Your task is to find every line of the data that holds the string "wcnt" and copy it.

- - - - - - -

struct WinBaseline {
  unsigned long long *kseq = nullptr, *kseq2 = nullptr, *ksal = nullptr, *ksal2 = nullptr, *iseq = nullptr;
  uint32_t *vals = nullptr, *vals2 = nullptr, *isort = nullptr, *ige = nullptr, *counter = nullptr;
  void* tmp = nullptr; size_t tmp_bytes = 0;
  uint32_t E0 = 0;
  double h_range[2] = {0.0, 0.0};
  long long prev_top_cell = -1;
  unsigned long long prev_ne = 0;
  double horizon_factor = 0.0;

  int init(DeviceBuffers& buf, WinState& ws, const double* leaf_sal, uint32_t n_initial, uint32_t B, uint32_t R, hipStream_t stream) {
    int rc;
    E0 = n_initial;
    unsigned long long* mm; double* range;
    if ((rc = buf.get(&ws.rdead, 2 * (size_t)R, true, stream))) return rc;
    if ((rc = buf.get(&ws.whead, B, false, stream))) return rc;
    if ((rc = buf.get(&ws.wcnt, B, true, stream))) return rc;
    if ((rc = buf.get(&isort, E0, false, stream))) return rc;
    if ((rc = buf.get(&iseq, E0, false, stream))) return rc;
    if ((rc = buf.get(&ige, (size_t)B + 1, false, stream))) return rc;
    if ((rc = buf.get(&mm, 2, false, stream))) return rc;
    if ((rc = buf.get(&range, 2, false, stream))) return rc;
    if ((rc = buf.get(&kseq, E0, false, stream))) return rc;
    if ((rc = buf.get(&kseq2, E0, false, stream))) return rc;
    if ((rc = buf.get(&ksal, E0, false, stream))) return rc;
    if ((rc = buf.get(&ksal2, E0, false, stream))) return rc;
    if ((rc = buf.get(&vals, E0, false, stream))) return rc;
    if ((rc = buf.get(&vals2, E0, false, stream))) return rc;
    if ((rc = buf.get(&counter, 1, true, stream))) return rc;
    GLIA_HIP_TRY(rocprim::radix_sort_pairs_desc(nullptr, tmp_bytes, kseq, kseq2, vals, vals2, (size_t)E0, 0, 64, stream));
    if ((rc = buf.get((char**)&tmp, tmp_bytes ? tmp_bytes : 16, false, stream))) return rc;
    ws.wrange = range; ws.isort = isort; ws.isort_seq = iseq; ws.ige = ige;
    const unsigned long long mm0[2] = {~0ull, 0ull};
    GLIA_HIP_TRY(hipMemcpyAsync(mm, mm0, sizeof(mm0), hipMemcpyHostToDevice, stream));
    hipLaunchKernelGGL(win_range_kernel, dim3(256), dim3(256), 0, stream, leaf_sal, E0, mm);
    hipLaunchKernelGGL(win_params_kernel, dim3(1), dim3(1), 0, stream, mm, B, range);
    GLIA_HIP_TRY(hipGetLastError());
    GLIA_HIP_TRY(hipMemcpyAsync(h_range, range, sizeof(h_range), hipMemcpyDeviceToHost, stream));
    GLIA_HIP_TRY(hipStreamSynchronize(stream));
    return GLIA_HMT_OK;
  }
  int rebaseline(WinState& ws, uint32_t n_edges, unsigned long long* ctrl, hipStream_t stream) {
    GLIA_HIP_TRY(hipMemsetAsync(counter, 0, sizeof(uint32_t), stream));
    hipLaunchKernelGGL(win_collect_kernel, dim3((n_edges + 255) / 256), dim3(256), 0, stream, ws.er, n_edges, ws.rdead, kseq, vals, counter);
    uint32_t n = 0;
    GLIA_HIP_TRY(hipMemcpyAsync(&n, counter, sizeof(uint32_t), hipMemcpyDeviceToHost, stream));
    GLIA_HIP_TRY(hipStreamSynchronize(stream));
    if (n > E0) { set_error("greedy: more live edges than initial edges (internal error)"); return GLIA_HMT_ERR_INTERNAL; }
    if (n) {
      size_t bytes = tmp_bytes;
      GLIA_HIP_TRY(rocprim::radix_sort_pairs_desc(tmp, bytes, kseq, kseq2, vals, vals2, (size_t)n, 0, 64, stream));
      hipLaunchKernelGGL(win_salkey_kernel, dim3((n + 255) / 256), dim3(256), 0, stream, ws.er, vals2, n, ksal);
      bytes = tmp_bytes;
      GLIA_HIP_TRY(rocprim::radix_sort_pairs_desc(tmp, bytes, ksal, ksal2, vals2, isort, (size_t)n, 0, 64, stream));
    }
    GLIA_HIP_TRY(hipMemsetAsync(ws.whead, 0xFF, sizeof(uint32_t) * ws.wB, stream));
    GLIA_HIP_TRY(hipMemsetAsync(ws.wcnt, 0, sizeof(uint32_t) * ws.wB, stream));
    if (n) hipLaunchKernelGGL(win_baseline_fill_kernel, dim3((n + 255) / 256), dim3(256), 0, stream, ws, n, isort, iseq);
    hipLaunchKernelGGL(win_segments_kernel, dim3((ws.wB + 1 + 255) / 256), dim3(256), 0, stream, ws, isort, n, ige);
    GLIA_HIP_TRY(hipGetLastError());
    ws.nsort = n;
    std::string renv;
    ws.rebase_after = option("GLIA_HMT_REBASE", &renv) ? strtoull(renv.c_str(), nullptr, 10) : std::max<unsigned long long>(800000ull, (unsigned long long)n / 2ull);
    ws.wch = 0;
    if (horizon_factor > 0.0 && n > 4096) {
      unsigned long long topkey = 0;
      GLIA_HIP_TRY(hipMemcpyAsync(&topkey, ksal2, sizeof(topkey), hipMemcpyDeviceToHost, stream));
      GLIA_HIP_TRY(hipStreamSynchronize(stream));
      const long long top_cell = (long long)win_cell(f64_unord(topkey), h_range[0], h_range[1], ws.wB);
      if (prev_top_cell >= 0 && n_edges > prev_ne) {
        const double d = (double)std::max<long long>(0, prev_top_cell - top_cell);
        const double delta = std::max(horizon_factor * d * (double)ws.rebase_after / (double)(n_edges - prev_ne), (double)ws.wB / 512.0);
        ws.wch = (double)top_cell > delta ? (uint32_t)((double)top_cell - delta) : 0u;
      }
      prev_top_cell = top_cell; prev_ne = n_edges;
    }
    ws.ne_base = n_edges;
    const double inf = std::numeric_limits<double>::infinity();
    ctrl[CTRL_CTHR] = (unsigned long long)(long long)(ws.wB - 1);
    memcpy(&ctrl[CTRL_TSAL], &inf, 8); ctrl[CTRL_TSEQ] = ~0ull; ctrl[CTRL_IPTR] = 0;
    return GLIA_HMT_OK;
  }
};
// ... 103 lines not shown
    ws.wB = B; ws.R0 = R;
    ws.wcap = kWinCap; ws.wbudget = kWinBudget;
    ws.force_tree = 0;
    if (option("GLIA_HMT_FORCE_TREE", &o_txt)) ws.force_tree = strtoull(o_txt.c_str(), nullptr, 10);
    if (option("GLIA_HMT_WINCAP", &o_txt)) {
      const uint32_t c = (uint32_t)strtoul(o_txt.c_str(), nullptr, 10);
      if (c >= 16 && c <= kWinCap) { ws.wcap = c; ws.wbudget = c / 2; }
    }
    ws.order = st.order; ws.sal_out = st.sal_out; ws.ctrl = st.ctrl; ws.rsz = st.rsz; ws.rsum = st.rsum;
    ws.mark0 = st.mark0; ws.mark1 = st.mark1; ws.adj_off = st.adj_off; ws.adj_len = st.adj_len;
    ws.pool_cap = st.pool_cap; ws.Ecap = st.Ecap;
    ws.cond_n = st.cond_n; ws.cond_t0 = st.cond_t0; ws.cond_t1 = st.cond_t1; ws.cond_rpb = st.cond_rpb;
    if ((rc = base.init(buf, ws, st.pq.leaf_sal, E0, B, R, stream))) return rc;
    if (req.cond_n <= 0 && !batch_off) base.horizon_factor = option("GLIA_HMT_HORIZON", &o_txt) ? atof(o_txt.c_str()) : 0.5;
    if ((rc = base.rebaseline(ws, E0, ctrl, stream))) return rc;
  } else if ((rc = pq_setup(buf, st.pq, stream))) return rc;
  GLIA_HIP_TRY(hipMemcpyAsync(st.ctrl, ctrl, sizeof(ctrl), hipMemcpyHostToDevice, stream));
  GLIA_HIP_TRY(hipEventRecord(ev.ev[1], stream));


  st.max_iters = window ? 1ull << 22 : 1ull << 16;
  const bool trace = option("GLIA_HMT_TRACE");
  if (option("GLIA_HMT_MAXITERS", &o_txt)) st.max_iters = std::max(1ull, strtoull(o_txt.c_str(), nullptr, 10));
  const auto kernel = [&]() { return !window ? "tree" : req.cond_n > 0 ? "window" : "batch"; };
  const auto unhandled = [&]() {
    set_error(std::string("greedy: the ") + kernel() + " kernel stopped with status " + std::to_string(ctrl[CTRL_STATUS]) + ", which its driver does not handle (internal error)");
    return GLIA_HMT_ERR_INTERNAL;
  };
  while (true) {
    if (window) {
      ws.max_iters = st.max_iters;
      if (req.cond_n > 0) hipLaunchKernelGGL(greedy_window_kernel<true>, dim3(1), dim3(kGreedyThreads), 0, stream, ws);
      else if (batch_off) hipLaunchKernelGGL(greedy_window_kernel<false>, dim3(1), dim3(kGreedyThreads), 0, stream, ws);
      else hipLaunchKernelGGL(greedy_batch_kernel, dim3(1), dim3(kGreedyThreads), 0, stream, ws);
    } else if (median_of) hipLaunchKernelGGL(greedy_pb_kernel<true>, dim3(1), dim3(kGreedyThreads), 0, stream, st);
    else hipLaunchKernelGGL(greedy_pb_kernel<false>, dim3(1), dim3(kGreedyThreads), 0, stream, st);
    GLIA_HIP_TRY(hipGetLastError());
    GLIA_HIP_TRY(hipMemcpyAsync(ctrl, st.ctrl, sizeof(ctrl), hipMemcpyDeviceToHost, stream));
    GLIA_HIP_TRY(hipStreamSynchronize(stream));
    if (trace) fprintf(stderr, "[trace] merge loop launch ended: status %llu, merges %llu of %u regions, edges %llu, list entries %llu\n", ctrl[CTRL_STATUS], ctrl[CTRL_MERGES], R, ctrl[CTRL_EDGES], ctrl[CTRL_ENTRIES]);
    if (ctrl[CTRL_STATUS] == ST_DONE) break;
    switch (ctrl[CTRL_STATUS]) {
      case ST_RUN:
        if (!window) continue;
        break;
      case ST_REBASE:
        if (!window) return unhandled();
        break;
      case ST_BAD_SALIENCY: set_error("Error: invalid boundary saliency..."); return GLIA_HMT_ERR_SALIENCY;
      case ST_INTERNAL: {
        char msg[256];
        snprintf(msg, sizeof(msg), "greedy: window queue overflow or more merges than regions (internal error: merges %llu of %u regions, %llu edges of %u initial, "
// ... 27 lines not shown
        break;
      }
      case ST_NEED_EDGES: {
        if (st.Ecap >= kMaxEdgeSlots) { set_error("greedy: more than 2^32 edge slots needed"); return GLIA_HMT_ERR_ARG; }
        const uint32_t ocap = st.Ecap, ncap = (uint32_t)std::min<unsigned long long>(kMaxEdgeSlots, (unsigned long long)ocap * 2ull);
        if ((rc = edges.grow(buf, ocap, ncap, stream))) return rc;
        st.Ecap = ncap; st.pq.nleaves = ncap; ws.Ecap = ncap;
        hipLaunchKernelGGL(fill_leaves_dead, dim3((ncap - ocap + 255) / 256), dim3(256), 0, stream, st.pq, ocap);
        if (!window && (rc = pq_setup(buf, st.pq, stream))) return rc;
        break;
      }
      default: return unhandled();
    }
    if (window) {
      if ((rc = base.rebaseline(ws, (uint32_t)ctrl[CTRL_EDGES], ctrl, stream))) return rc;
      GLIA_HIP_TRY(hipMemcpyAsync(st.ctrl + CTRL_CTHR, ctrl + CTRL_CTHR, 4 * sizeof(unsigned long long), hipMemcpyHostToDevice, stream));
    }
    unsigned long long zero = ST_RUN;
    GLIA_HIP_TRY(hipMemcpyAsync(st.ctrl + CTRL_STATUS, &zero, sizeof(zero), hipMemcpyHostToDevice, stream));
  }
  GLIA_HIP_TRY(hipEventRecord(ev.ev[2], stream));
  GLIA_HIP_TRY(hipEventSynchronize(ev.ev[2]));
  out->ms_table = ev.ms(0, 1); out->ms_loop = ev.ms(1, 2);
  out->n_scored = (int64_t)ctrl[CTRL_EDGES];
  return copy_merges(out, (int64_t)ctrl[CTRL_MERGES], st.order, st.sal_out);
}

- - - - - - -

▶ [Exercise solution]
    if ((rc = buf.get(&ws.wcnt, B, true, stream))) return rc;
    GLIA_HIP_TRY(hipMemsetAsync(ws.wcnt, 0, sizeof(uint32_t) * ws.wB, stream));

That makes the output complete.